*** Opening of EXERCISE MATERIALS ***

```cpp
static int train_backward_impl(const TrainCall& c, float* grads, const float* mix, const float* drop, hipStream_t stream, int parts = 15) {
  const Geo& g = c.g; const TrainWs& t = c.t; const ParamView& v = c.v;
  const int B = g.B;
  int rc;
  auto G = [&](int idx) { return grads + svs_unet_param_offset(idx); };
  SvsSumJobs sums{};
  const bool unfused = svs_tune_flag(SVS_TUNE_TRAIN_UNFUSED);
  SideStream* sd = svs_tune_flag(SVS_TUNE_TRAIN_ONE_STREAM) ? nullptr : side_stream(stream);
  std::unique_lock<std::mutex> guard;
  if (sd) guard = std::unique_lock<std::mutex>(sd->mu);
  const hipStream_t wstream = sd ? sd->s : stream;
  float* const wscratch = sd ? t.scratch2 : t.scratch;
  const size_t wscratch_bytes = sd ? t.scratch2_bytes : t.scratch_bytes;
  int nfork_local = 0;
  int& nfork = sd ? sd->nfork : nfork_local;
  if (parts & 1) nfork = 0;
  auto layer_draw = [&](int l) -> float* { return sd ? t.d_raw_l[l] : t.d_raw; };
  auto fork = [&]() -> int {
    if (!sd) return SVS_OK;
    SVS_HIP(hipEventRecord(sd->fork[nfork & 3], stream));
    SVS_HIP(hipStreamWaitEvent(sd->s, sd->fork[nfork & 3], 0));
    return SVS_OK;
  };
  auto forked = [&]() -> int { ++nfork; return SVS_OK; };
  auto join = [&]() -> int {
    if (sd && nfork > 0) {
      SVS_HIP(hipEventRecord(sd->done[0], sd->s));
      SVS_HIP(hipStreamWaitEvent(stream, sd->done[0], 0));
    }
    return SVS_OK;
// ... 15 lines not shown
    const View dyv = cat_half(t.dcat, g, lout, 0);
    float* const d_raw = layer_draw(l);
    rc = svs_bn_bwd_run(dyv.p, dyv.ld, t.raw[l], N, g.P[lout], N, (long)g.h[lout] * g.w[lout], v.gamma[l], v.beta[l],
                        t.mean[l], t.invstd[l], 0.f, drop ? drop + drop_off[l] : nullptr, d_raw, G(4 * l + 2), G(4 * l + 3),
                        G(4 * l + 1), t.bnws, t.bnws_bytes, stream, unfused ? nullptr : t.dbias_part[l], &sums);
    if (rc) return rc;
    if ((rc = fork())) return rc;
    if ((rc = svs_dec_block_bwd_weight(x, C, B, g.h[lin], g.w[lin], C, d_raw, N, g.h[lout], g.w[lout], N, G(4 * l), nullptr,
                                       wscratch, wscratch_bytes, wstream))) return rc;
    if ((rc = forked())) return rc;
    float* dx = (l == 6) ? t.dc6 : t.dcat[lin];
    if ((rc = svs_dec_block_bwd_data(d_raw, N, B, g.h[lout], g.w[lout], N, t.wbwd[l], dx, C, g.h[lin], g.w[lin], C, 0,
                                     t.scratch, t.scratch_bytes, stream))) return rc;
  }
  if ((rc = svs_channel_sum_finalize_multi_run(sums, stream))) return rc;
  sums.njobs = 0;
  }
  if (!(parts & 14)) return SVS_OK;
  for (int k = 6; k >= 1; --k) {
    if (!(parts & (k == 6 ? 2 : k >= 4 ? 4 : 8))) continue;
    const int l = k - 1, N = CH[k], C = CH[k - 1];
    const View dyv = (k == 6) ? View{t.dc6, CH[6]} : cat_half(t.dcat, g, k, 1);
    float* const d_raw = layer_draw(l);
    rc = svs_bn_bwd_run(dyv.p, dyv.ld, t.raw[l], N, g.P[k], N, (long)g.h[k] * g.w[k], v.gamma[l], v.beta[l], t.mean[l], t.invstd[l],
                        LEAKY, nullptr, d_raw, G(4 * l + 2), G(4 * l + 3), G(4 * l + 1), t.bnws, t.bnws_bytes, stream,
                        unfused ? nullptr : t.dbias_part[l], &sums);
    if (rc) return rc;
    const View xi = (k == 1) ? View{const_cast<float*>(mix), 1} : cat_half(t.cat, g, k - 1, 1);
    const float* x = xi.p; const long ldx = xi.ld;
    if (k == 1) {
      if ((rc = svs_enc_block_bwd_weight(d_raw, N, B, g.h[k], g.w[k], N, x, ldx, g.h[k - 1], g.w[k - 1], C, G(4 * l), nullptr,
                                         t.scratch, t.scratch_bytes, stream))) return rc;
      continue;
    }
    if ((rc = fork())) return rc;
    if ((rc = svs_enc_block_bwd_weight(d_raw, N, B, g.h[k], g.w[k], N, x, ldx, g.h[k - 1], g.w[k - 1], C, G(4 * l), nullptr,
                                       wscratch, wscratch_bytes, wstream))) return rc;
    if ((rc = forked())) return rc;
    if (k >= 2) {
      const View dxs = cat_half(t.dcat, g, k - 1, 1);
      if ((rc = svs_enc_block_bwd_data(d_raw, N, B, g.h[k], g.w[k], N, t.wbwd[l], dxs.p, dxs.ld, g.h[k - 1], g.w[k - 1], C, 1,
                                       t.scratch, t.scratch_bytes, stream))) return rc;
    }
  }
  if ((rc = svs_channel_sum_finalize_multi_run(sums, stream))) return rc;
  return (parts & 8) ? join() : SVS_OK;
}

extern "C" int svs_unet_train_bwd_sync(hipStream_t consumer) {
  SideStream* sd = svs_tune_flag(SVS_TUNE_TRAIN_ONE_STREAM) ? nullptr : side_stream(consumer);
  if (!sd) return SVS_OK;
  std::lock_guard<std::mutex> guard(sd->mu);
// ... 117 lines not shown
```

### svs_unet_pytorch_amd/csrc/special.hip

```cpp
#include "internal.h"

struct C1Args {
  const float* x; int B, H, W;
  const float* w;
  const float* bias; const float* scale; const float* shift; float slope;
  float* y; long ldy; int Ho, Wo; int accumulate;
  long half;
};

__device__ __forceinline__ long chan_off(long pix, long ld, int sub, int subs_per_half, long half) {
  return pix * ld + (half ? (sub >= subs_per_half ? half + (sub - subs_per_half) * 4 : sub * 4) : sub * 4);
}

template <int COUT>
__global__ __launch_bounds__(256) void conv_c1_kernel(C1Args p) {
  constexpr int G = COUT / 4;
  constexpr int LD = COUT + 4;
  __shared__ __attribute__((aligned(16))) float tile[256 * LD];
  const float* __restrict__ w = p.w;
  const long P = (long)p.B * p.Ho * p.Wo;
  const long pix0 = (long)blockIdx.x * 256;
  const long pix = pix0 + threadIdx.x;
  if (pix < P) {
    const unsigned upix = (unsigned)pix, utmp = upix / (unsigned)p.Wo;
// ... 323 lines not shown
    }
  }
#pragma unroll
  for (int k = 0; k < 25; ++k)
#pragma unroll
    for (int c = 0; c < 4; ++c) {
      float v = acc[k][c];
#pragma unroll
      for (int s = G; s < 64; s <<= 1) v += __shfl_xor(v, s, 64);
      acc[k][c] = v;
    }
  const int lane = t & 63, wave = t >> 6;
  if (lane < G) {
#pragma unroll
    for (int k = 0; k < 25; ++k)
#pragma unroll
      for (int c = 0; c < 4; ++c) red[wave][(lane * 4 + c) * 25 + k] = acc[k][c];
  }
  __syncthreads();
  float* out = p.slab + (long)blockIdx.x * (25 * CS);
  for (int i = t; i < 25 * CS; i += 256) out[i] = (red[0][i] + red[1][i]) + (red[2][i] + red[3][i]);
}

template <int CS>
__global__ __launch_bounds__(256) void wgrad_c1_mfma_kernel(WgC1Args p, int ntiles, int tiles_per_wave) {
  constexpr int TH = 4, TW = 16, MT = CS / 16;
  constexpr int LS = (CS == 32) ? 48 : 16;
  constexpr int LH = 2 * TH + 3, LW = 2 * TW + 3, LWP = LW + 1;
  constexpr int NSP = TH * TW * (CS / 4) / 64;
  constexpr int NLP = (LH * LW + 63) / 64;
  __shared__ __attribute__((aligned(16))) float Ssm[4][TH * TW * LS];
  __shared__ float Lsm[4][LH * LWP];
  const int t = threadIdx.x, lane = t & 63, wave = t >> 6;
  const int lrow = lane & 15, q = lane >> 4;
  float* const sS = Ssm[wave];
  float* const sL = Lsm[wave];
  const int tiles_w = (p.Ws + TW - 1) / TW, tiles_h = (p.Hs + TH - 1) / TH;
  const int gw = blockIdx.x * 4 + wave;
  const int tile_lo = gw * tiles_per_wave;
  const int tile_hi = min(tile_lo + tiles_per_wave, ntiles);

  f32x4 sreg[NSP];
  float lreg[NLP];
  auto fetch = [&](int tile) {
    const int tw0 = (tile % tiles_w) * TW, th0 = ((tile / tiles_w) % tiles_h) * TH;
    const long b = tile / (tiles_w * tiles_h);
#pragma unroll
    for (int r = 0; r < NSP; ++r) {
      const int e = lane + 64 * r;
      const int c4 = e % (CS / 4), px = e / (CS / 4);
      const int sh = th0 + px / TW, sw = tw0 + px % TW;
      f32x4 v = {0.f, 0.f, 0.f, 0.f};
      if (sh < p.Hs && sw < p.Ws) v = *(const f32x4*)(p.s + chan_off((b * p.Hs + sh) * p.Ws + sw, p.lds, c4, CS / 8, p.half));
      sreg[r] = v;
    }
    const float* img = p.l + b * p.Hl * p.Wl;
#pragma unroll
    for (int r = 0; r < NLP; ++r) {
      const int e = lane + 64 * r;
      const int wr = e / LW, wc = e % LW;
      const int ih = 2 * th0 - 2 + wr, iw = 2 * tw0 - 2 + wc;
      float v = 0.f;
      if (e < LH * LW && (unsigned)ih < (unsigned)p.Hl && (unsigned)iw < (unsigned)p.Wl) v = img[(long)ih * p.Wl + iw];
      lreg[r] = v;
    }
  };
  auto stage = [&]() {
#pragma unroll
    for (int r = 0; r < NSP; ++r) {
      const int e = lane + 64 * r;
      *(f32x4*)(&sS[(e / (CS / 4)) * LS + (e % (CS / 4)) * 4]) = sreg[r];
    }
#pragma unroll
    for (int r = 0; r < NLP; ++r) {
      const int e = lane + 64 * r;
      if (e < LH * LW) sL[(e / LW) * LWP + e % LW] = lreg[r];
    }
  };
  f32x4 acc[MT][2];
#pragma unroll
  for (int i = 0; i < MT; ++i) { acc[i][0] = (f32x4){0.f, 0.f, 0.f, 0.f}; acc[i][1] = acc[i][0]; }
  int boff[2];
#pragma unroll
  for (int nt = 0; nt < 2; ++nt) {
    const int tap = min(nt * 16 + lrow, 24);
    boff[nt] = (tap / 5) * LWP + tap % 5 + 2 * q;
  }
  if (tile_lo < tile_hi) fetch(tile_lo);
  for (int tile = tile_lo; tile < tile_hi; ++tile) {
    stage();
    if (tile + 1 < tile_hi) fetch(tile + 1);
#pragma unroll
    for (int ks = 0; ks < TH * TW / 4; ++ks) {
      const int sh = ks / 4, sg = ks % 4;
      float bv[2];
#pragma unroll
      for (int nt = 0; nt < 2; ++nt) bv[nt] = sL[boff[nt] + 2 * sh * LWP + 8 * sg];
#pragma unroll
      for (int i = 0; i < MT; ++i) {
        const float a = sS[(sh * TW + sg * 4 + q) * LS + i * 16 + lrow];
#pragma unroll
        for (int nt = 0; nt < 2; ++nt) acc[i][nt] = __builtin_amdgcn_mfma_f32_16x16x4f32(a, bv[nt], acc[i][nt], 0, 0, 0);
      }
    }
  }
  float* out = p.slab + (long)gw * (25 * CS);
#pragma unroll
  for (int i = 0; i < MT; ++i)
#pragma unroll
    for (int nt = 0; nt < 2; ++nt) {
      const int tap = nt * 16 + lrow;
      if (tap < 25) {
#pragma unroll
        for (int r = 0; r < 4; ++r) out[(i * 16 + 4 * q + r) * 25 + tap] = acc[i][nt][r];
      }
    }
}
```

*** Close of EXERCISE MATERIALS ***

§ TASK ITEM: Would you please copy all lines in the data that contain the word "unfused"?

§ TASK RESULT:
  const bool unfused = svs_tune_flag(SVS_TUNE_TRAIN_UNFUSED);
                        G(4 * l + 1), t.bnws, t.bnws_bytes, stream, unfused ? nullptr : t.dbias_part[l], &sums);
                        unfused ? nullptr : t.dbias_part[l], &sums);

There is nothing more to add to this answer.